▸ Your task
Wherever "code" occurs in the entries, copy the line that holds it.

[Stored items]
= = = = = = =

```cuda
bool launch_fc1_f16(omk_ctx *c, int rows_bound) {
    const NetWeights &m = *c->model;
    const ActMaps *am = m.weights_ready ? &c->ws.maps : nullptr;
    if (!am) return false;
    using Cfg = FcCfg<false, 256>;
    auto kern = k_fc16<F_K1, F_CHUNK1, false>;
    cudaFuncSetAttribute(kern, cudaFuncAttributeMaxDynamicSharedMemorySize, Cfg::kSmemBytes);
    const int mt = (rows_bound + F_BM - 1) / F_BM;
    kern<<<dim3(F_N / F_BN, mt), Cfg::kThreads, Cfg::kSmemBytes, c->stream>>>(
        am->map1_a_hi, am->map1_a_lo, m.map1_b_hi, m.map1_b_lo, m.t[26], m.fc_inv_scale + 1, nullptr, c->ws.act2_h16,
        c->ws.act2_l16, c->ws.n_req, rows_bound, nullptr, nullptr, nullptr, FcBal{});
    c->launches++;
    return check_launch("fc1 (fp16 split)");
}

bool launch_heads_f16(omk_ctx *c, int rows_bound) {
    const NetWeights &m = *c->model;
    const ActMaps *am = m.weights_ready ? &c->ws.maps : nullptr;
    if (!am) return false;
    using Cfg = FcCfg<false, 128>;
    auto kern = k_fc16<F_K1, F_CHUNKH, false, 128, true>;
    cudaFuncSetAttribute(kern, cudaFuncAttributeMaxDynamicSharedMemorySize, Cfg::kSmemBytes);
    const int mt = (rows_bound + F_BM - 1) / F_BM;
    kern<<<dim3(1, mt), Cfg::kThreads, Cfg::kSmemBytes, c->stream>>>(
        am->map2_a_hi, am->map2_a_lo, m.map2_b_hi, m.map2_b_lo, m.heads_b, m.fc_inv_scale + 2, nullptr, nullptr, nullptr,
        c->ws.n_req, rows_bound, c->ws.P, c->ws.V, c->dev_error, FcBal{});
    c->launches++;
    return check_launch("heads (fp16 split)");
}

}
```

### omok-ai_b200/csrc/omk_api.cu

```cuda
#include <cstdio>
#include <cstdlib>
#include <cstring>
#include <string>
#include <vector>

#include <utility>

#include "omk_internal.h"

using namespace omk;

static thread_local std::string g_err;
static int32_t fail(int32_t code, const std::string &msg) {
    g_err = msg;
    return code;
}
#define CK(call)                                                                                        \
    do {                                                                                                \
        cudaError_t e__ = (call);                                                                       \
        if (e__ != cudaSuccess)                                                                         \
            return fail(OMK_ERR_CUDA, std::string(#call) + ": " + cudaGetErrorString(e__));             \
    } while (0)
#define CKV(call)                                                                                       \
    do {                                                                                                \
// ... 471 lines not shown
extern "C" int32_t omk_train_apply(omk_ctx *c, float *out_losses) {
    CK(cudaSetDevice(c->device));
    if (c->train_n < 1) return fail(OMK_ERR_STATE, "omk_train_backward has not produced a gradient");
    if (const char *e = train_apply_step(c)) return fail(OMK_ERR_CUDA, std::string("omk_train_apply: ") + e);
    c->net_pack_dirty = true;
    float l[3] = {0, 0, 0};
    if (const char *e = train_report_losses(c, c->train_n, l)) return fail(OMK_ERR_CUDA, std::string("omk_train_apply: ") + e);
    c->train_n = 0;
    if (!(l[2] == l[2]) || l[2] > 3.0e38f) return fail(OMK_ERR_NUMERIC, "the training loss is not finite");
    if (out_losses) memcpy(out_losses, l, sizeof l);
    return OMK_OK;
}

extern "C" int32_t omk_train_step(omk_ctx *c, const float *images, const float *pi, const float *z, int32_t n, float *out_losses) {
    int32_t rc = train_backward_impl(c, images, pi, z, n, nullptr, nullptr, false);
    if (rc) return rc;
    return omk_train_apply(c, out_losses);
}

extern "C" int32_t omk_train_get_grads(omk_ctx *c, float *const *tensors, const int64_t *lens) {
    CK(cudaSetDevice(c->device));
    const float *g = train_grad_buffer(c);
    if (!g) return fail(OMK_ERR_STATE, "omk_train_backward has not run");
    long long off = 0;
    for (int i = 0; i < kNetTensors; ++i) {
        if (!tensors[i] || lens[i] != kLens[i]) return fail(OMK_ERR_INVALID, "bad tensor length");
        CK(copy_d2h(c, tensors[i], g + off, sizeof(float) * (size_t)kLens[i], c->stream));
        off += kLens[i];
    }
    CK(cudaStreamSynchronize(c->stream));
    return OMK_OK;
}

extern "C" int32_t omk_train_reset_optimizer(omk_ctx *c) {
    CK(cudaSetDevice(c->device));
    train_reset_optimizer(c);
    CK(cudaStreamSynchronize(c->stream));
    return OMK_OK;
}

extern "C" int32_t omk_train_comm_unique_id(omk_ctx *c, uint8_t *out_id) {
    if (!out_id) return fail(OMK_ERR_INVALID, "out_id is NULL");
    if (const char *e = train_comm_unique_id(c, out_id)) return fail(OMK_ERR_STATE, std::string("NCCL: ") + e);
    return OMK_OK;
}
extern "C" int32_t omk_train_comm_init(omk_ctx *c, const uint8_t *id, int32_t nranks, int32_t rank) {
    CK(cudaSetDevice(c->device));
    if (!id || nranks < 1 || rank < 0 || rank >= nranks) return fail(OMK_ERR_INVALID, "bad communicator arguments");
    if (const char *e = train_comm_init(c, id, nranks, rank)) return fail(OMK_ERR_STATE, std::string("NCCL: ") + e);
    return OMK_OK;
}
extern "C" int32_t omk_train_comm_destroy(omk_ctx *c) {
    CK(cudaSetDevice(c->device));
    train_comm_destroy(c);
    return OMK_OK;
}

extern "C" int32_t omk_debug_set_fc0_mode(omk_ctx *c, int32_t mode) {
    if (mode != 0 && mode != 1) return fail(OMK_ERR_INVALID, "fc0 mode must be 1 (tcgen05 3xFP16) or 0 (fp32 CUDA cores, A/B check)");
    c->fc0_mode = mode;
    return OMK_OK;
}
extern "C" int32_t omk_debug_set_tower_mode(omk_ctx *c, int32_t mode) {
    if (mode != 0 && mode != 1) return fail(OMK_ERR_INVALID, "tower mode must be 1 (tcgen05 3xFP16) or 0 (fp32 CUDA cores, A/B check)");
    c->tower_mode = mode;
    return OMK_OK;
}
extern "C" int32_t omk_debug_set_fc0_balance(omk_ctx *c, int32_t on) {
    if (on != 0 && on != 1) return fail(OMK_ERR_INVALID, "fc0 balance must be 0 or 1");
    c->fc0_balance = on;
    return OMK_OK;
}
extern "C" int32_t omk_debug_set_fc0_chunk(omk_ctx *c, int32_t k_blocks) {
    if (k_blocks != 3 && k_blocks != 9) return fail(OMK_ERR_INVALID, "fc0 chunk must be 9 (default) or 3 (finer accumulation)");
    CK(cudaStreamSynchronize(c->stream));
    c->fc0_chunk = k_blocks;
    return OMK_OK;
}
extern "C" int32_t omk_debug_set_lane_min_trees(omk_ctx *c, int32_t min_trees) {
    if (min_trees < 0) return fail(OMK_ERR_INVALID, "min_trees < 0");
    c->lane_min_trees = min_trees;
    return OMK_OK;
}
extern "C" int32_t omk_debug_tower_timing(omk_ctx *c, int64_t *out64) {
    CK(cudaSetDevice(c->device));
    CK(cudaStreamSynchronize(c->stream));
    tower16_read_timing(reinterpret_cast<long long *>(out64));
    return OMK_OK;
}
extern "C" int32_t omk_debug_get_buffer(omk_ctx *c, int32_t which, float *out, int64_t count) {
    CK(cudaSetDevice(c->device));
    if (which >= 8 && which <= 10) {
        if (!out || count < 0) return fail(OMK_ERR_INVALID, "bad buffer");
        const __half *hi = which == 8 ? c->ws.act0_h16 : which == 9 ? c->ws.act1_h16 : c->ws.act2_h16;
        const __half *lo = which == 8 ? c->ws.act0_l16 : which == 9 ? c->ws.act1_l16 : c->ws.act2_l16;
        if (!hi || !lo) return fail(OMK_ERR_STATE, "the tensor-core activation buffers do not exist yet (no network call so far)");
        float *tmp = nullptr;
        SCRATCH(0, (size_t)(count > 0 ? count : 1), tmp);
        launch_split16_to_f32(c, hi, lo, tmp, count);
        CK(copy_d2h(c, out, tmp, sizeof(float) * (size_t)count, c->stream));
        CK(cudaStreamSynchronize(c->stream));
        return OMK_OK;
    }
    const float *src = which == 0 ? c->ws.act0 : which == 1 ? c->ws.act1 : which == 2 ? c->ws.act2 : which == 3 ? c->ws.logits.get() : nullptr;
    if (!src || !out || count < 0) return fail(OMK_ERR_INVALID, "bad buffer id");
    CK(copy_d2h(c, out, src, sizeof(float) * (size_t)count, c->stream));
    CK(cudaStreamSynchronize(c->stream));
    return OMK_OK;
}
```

= = = = = = =

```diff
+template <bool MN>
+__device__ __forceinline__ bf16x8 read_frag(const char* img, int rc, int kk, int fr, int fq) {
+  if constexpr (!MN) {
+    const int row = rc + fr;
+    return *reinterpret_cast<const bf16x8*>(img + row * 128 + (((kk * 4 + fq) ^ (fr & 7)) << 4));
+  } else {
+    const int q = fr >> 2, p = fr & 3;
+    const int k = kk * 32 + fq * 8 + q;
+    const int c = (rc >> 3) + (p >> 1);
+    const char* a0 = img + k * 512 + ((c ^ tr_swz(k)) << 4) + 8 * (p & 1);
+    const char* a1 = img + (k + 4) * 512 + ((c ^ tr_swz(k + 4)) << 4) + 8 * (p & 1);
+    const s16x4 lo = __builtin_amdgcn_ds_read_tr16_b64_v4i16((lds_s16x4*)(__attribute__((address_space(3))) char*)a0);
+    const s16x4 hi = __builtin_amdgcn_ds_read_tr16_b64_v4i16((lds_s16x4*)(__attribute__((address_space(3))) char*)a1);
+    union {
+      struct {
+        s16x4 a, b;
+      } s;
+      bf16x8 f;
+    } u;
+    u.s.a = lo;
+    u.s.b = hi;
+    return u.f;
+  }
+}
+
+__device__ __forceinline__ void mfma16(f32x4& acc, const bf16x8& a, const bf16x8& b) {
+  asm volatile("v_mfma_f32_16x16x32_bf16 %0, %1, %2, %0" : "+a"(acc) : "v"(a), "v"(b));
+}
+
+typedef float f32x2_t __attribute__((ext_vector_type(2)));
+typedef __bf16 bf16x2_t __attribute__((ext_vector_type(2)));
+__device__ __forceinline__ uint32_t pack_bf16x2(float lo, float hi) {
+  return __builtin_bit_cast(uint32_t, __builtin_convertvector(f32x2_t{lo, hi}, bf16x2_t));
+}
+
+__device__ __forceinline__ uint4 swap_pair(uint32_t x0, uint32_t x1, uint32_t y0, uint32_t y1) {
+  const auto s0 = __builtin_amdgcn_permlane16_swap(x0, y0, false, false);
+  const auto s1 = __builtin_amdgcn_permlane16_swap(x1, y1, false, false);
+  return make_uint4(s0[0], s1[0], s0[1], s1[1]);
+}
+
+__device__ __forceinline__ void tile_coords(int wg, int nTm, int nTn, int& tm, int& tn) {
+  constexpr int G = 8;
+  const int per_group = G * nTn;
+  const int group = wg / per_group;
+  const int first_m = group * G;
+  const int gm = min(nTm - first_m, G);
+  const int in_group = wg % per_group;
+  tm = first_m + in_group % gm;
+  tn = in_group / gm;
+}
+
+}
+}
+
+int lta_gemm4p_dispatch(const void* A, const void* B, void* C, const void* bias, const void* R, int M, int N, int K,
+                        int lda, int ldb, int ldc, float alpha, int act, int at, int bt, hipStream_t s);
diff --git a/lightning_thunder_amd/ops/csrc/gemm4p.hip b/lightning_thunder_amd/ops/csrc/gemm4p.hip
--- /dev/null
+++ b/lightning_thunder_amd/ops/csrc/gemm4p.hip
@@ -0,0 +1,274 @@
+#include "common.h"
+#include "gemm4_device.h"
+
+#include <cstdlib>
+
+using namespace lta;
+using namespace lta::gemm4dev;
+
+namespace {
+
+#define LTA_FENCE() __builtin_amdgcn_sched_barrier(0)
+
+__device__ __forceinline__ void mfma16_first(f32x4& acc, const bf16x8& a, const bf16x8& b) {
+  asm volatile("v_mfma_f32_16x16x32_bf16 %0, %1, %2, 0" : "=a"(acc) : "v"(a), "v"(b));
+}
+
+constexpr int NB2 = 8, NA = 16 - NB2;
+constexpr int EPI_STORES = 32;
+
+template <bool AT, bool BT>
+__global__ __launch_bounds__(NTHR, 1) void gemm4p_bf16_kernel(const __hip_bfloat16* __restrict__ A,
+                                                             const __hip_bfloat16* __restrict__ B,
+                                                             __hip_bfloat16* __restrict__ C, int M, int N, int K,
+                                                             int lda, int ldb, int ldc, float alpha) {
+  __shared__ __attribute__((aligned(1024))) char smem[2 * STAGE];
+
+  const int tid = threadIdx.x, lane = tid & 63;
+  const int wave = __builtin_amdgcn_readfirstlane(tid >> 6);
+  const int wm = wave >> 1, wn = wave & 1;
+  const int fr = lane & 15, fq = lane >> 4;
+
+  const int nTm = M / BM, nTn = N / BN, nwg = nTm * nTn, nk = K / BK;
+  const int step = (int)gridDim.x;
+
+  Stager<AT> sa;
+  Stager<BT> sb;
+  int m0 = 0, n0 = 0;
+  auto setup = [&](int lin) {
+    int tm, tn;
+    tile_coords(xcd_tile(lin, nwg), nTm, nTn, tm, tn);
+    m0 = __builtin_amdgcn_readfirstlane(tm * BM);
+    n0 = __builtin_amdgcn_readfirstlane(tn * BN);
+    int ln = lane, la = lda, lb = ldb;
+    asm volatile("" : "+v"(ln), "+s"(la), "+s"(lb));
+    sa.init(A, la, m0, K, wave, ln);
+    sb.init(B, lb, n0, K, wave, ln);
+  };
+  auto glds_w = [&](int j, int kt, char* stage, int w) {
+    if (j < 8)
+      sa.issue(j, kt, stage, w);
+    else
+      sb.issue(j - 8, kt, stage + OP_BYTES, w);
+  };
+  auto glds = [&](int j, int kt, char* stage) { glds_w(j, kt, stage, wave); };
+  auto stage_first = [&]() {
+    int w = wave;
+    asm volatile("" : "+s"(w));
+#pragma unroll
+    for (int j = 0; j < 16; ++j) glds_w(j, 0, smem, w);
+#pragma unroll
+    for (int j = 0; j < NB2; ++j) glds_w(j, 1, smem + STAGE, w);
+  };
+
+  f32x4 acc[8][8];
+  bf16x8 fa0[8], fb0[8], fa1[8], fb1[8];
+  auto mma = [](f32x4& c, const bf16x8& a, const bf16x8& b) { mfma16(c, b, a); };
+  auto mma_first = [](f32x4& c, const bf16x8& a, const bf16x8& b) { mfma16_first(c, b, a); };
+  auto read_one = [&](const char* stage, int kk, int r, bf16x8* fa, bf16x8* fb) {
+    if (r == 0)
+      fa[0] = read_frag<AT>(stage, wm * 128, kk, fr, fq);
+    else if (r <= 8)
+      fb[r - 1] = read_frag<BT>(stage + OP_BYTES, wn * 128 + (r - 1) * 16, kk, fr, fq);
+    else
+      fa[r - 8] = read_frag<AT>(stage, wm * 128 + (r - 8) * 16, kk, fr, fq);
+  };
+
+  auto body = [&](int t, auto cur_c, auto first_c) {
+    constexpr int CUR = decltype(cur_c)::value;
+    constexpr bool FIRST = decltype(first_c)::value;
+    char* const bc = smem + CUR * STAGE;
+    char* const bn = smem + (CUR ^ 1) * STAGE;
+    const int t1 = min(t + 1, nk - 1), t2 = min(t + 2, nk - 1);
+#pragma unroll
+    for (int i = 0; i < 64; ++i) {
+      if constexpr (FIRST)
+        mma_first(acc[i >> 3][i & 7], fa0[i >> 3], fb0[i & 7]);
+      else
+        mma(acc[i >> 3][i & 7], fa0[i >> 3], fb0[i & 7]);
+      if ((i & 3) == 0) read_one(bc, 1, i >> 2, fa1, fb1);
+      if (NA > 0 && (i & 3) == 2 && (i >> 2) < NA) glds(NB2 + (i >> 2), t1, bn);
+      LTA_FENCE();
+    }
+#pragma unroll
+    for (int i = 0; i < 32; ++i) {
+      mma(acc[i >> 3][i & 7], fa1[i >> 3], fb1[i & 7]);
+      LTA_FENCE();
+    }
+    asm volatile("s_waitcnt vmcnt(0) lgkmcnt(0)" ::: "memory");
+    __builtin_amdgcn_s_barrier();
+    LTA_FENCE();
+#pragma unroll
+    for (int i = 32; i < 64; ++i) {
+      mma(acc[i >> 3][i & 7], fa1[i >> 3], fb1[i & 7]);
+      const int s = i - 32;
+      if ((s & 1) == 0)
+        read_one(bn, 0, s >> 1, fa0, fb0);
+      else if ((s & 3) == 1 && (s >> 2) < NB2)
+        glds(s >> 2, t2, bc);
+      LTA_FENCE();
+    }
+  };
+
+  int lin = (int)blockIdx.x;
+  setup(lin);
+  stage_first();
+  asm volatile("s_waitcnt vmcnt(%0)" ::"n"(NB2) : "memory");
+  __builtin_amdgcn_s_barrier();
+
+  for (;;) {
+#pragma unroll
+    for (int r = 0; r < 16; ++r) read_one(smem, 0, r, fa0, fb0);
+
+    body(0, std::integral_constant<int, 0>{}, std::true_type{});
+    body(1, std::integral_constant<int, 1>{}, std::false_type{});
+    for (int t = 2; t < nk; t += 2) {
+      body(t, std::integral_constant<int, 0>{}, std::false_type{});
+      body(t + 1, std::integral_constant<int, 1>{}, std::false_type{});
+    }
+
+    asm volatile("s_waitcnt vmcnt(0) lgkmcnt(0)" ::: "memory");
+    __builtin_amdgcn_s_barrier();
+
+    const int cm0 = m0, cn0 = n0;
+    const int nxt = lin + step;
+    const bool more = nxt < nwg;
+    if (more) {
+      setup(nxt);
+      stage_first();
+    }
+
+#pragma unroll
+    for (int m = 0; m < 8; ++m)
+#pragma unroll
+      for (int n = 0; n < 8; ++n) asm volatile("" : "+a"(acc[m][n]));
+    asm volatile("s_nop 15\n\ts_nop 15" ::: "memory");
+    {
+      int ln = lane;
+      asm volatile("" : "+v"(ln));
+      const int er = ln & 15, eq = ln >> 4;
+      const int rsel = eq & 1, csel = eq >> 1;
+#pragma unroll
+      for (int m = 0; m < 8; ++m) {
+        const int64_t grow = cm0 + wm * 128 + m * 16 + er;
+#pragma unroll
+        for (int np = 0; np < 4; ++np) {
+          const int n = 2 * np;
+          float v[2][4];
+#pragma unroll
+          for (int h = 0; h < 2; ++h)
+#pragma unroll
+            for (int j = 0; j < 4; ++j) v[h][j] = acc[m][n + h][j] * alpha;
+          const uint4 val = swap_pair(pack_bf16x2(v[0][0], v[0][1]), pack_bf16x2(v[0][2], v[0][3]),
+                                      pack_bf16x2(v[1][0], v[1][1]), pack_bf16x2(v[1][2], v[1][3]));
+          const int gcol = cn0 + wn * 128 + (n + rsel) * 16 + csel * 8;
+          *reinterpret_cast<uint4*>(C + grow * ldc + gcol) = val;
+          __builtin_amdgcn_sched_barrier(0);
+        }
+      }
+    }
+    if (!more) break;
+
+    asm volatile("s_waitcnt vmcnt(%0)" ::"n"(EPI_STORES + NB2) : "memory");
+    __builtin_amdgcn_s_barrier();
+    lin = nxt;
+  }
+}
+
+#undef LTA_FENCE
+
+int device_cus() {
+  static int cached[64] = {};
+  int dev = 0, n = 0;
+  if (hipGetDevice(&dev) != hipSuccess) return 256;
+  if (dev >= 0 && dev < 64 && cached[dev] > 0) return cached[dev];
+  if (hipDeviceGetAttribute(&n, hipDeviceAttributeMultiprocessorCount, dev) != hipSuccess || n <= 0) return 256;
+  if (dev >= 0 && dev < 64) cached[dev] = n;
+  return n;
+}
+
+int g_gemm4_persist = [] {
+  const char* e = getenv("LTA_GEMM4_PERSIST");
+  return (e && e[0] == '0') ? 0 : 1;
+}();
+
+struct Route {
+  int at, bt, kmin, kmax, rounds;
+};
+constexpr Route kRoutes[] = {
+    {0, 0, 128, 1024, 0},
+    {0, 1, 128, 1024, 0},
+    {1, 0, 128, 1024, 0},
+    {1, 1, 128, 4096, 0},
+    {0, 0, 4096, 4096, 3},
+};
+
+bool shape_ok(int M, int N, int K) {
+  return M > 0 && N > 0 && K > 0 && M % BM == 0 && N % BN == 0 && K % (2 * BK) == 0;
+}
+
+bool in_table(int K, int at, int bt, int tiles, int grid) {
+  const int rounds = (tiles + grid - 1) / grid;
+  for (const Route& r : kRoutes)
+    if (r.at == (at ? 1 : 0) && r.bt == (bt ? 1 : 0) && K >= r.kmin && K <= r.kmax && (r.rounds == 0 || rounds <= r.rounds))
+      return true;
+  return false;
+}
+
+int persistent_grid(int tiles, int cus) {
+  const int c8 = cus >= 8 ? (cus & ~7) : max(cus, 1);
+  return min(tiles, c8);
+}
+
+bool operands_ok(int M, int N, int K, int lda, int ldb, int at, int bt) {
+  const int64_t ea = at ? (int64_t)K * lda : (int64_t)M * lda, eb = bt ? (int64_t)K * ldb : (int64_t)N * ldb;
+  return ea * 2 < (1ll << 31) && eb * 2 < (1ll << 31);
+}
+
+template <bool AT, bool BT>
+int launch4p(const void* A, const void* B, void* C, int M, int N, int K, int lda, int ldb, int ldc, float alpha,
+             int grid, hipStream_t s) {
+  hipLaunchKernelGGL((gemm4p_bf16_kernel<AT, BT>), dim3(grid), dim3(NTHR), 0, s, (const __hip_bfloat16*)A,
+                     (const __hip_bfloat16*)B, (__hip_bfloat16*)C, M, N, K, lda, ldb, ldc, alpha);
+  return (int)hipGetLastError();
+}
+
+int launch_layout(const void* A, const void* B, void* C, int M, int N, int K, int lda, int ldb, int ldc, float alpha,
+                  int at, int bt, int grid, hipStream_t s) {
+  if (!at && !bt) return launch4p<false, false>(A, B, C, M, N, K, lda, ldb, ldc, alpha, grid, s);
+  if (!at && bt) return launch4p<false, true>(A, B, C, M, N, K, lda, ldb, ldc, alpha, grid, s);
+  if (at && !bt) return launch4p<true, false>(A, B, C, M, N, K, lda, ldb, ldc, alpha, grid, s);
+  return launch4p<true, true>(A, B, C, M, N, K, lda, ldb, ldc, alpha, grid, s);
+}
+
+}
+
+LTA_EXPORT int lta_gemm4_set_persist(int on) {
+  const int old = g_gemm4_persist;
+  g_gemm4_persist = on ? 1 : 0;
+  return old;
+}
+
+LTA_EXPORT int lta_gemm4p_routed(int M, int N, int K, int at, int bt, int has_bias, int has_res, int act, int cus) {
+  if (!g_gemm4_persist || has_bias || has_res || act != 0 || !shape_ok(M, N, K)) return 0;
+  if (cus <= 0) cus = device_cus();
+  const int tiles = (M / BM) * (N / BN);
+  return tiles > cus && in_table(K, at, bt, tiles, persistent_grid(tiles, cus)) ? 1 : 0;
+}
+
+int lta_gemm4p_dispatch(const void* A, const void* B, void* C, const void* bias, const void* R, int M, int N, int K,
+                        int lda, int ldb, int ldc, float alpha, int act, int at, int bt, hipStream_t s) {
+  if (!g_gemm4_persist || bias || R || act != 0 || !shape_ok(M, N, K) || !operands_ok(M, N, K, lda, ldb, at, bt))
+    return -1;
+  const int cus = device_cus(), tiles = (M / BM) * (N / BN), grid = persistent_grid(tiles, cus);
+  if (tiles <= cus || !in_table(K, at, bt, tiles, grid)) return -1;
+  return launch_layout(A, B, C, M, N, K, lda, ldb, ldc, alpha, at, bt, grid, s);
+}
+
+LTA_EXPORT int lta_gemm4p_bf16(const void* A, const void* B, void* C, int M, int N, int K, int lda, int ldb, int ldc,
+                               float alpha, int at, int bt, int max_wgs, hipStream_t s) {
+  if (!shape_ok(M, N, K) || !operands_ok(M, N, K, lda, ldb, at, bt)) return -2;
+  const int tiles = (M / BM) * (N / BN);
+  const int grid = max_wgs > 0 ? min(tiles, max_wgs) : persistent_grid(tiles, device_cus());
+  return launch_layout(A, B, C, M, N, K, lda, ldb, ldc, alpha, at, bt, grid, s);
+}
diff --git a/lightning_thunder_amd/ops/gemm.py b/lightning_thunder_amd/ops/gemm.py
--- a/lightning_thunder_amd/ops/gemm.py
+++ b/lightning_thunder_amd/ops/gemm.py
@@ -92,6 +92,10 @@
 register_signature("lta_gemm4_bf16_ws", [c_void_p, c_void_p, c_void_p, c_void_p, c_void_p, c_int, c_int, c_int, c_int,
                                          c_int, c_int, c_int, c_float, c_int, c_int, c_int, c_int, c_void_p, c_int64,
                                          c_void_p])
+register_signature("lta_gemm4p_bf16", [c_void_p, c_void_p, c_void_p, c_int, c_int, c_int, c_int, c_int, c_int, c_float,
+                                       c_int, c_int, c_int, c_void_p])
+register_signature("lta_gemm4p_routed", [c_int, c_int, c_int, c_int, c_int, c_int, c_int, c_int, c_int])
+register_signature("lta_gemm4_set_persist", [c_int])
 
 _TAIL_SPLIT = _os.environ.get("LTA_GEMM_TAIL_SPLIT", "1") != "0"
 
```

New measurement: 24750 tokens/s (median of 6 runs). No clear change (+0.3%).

= = = = = = =

▸ Your solution
static int32_t fail(int32_t code, const std::string &msg) {
    return code;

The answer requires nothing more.